Rafail Mamas

Personal information
- Date of birth: 4 March 2001 (age 25)
- Place of birth: Nicosia, Cyprus
- Height: 1.85 m (6 ft 1 in)
- Position: Midfielder

Team information
- Current team: Sarajevo
- Number: 66

Youth career
- 0000–2018: AEK Larnaca

Senior career*
- Years: Team / Apps / (Gls)
- 2018: AEK Larnaca / 1 / (0)
- 2018–2020: Napoli / 0 / (0)
- 2020–2021: SPAL / 0 / (0)
- 2021–2024: AEK Larnaca / 58 / (1)
- 2024–2025: AEL Limassol / 27 / (1)
- 2025–: Sarajevo / 8 / (0)

International career
- 2017–2018: Cyprus U17 / 6 / (1)
- 2018–2019: Cyprus U19 / 10 / (0)
- 2020–2022: Cyprus U21 / 8 / (0)
- 2021–2024: Cyprus / 3 / (0)

= Rafail Mamas =

Cypriot footballer (born 2001)

Rafail Mamas (Ραφαήλ Μάμας; born 4 March 2001) is a Cypriot professional footballer who plays as a midfielder for Bosnian Premier League club Sarajevo.

==Club career==
On 13 May 2018, Mamas made his senior debut for AEK Larnaca, playing the full ninety minutes in a 3–2 win over AEL Limassol.

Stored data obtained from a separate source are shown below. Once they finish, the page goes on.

-template <int BN>
-__global__ void __launch_bounds__(256, (BN == 64 ? 3 : 4)) wino_gemm_kernel(const Twin<WinoGemmArgs> tw)
-{
-    const WinoGemmArgs a = tw.v[blockIdx.z];
-    constexpr int kGB = kGK * BN;
-    constexpr int kGStage = kGA + kGB;
-    constexpr int NACC = (BN == 64) ? 2 : 1;
-    extern __shared__ __attribute__((aligned(16))) float smem[];
-    const int tid = threadIdx.x, lane = tid & 63;
-    const int wave = __builtin_amdgcn_readfirstlane(tid >> 6);
-    const int l31 = lane & 31, half = lane >> 5;
-    const int wm = (BN == 64) ? (wave >> 1) : wave, wn = (BN == 64) ? (wave & 1) : 0;
-    int lid;
-    {
-        const int total = (int)gridDim.x, linear = (int)blockIdx.x;
-        const int q = total >> 3, r = total & 7, xcd = linear & 7, k = linear >> 3;
-        lid = (xcd < r ? xcd * (q + 1) : r * (q + 1) + (xcd - r) * q) + k;
-    }
-    const int n0 = (lid % a.nt) * BN; lid /= a.nt;
-    const int m0 = (lid % a.mt) * 128;
-    const int xi = lid / a.mt;
-    const float* A = a.a + (long long)xi * a.a_xi + m0;
-    const float* B = a.b + (long long)xi * a.b_xi + n0;
-    const int fa0 = wave * 64 + lane, fa1 = fa0 + 256;
-    const float* a_src0 = A + (long long)(fa0 >> 5) * a.lda + 4 * (fa0 & 31);
-    const float* a_src1 = A + (long long)(fa1 >> 5) * a.lda + 4 * (fa1 & 31);
-    const int bw = (BN == 64) ? wave : (wave & 1);
-    const int fb = bw * 64 + lane;
-    constexpr int F4R = BN / 4;
-    int bcol = 4 * (fb % F4R);
-    if (n0 + bcol > a.ldb - 4) bcol = a.ldb - 4 - n0;
-    const float* b_src = B + (long long)(fb / F4R) * a.ldb + bcol;
-    const long long a_step = (long long)kGK * a.lda, b_step = (long long)kGK * a.ldb;
-    auto issue = [&](int stage_k, int buf) {
-        float* base = smem + buf * kGStage;
-        wg_glds16(a_src0 + stage_k * a_step, base + (wave * 64) * 4);
-        wg_glds16(a_src1 + stage_k * a_step, base + (wave * 64 + 256) * 4);
-        wg_glds16(b_src + stage_k * b_step, base + kGA + (bw * 64) * 4);
-    };
-    f32x16 acc[NACC], tot[NACC];
-#pragma unroll
-    for (int i = 0; i < NACC; ++i)
-#pragma unroll
-        for (int r = 0; r < 16; ++r) { acc[i][r] = 0.f; tot[i][r] = 0.f; }
-    constexpr int kFoldSt = kFoldK / kGK;
-    const int nst = a.K / kGK;
-#pragma unroll
-    for (int s = 0; s < kGStages - 1; ++s)
-        if (s < nst) issue(s, s);
-    const int a_lane = half * 128 + wm * (32 * NACC) + l31;
-    const int b_lane = kGA + half * BN + wn * 32 + l31;
-    for (int st = 0; st < nst; ++st) {
-        const int newer = (nst - 1 - st) < (kGStages - 2) ? (nst - 1 - st) : (kGStages - 2);
-        if (newer >= 2) __builtin_amdgcn_s_waitcnt(0x0F76);
-        else if (newer == 1) __builtin_amdgcn_s_waitcnt(0x0F73);
-        else __builtin_amdgcn_s_waitcnt(0x0F70);
-        __builtin_amdgcn_s_barrier();
-        if (st + kGStages - 1 < nst) issue(st + kGStages - 1, (st + kGStages - 1) % kGStages);
-        if (st != 0 && (st % kFoldSt) == 0) {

On 26 July 2018, Mamas was an unused substitute in Larnaca's 0–0 draw away to Dundalk in the UEFA Europa League but the next month, he joined Serie A club Napoli.

In September 2020, Mamas joined Serie B side SPAL.

On 19 July 2021, Mamas returned to AEK Larnaca after three years in Italy.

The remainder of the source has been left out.